Goal of the exercise:
The answer must consist of every line in the records that contains the word "volatile".

[Data extracted from a collection]

testground_amd/csrc/tgsim_internal.h:

```cpp
#pragma once
#include <hip/hip_runtime.h>
#include <stdint.h>

#include "../../include/tgsim.h"

namespace tgsim {

constexpr uint32_t kHeapCap = 1024;
constexpr uint32_t kWave = 64;
#ifndef TGSIM_SPW
#define TGSIM_SPW 1
#endif
constexpr uint32_t kSpw = TGSIM_SPW;
constexpr uint32_t kAhead = kWave / kSpw;
constexpr uint64_t kEMask = (1ull << 46) - 1;
constexpr uint32_t kStates = TGSIM_SYNC_STATES;
constexpr uint32_t kDeadDst = 0xFFFFFFFFu;

struct alignas(16) SrcParams {
  uint64_t lat_ns;
  uint64_t burst_ns;
  int32_t sigma;
  uint32_t mult;
  uint32_t shift_ext;
// ... 101 lines not shown
  uint32_t* emit_pool_idx;
  uint32_t* g_first;
  uint64_t* g_pend;
  const uint64_t* g_fwd;
  uint32_t g_floods, g_degree;
  tgsim_delivery* dst_bkt;
  uint32_t emit_r : 24, bkt_log : 7, dst_slot : 1;
  uint32_t emit_pool_cap;
  uint4* wheel;
  WheelMeta* wmeta;
};
static_assert(sizeof(SimArgs) == 280, "SimArgs layout");
constexpr uint32_t kProfSlots = 32;
constexpr uint32_t kStampSlots = 8 + kProfSlots;

constexpr uint32_t kFuseMax = 8;
struct FusedWindow {
  const uint64_t* off;
  const InRec* in;
  uint8_t* verdict;
  tgsim_delivery* emit;
  uint32_t* emit_n;
  unsigned long long* dst_cnt;
  uint64_t t0_ns, horizon_ns;
};
struct FusedArgs {
  FusedWindow w[kFuseMax];
  uint32_t n_win;
  uint32_t step_base;
  uint32_t ticket_base;
  uint32_t* ticket;
  uint32_t* done;
  uint32_t prio_n;
  uint32_t persistent;
};
constexpr uint32_t kErrHandoff = 2u;
constexpr uint32_t kErrDeliverCap = 4u;
constexpr uint32_t kErrEmitPool = 8u;

struct EmitRead {
  const tgsim_delivery* base;
  const tgsim_delivery* pool;
  const uint32_t* pool_idx;
  uint32_t r;
  uint32_t slot;
  const tgsim_delivery* bkt;
  uint32_t bkt_log, _pad;
  const uint64_t* guard_total;
  uint64_t guard_cap;
// ... 149 lines not shown
```

testground_amd/csrc/tgsim_kernels.hip:

```cpp
#include <errno.h>
#include <stdlib.h>
#include "tgsim_fastmod.h"
#include "tgsim_launch.h"

namespace tgsim {

__device__ __forceinline__ void philox(uint32_t c0, uint32_t c1, uint32_t c2, uint32_t c3,
                                       uint32_t k0, uint32_t k1, uint32_t r[4]) {
  __asm__ volatile("" : "+s"(k0), "+s"(k1));
#pragma unroll
  for (int i = 0; i < 10; ++i) {
    const uint64_t p0 = (uint64_t)0xD2511F53u * c0, p1 = (uint64_t)0xCD9E8D57u * c2;
    const uint32_t h0 = (uint32_t)(p0 >> 32), l0 = (uint32_t)p0;
    const uint32_t h1 = (uint32_t)(p1 >> 32), l1 = (uint32_t)p1;
    const uint32_t n0 = h1 ^ c1 ^ k0, n2 = h0 ^ c3 ^ k1;
    c0 = n0; c1 = l1; c2 = n2; c3 = l0;
    k0 += 0x9E3779B9u;
    k1 += 0xBB67AE85u;
  }
  r[0] = c0; r[1] = c1; r[2] = c2; r[3] = c3;
}

__device__ __forceinline__ uint32_t crand(uint32_t raw, uint32_t rho, uint32_t& last) {
  if (rho == 0) return raw;
// ... 1513 lines not shown

__global__ __launch_bounds__(kWave, 3) void k_sim(SimArgs a) {
  __shared__ SimLdsT<kHeapCap> lds;
  const uint32_t s = a.order ? a.order[blockIdx.x] : blockIdx.x;
  if (s >= a.n_src) return;
  sim_source<false, kHeapCap>(a, s, blockIdx.x, lds);
}

__global__ __launch_bounds__(kWave, 3) void k_sim_recv(SimArgs a) {
  __shared__ SimLdsT<kHeapCap> lds;
  const uint32_t s = a.order ? a.order[blockIdx.x] : blockIdx.x;
  if (s >= a.n_src) return;
  sim_source<false, kHeapCap, kModePlain, true>(a, s, blockIdx.x, lds);
}

struct FusedSim {
  SimArgs w[kFuseMax];
};
__device__ __forceinline__ const SimArgs& kernarg_window(uint32_t k) {
  using KernargSimArgs = __attribute__((address_space(4))) const SimArgs;
  const KernargSimArgs* ka =
      (KernargSimArgs*)((__attribute__((address_space(4))) const char*)__builtin_amdgcn_kernarg_segment_ptr() +
                        k * sizeof(SimArgs));
  return *(const SimArgs*)ka;
}

__global__ __launch_bounds__(kWave, 3) void k_sim_fused(FusedSim fs, FusedArgs f) {
  const SimArgs& a0 = fs.w[0];
  __shared__ SimLdsT<kHeapCap> lds;
  const uint32_t total = f.n_win * a0.n_src;
  uint32_t t = 0;
  if (threadIdx.x == 0) t = atomicAdd(f.ticket, 1u) - f.ticket_base;
  t = (uint32_t)__builtin_amdgcn_readfirstlane((int)t);
  while (t < total) {
    const uint32_t k = t / a0.n_src, pos = t - k * a0.n_src;
    const uint32_t s = a0.order ? a0.order[pos] : pos;
    if (pos < f.prio_n) __builtin_amdgcn_s_setprio(3);
    else __builtin_amdgcn_s_setprio(0);
    if (k) {
      const uint32_t need = f.step_base + k;
      uint32_t late = 0;
      if (threadIdx.x == 0) {
// ... 9 lines not shown
      if (__builtin_amdgcn_readfirstlane((int)late) && threadIdx.x == 0) {
        atomicOr(&a0.stats[kStErr], (unsigned long long)kErrHandoff);
        if (a0.err_host)
          __hip_atomic_store(a0.err_host, (uint64_t)kErrHandoff, __ATOMIC_RELAXED, __HIP_MEMORY_SCOPE_SYSTEM);
      }
    }
    const uint32_t next = sim_source<false, kHeapCap, kModeHandoff>(kernarg_window(k), s, t, lds,
                                                            f.persistent ? f.ticket : nullptr, f.ticket_base);
    __asm__ volatile("s_waitcnt vmcnt(0)" ::: "memory");
    if (threadIdx.x == 0)
      __hip_atomic_store(f.done + s, f.step_base + k + 1, __ATOMIC_RELAXED, __HIP_MEMORY_SCOPE_AGENT);
    if (!f.persistent) break;
    t = next;
  }
}

constexpr uint32_t kSparseQ = 4;
constexpr uint32_t kFifoRounds = 4;

__device__ __forceinline__ bool emit_record(const SimArgs& a, const EmitOut& eo, bool live, const uint4& x, uint64_t d,
                                            uint32_t xlen, uint32_t src, uint32_t fw, uint32_t fw_f,
                                            uint32_t& emitted, uint64_t below) {
  unsigned long long rank = 0;
  if (live && a.dst_cnt) {
    if (a.dst_slot) rank = atomicAdd(&a.dst_cnt[x.w], 1ull);
    else atomicAdd(&a.dst_cnt[x.w], 1ull);
  }
  const bool inb = live && a.dst_bkt != nullptr && rank < (1ull << a.bkt_log);
  bool ov = live && !inb;
  const uint32_t i = emitted + (uint32_t)__popcll(__ballot(ov) & below);
// ... 2761 lines not shown

__global__ __launch_bounds__(256) void k_group_read(unsigned long long* m, unsigned long long* out, uint32_t words,
                                                    uint32_t reset) {
  const uint32_t i = blockIdx.x * 256 + threadIdx.x;
  if (i >= words) return;
  out[i] = m[i];
  if (reset) m[i] = 0ull;
}


void launch_sim(const SimArgs& a, uint32_t n_wg, hipStream_t st) {
  if (a.g_first) hipLaunchKernelGGL(k_sim_recv, dim3(n_wg), dim3(kWave), 0, st, a);
  else hipLaunchKernelGGL(k_sim, dim3(n_wg), dim3(kWave), 0, st, a);
}
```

Exercise answer:
  __asm__ volatile("" : "+s"(k0), "+s"(k1));
    __asm__ volatile("s_waitcnt vmcnt(0)" ::: "memory");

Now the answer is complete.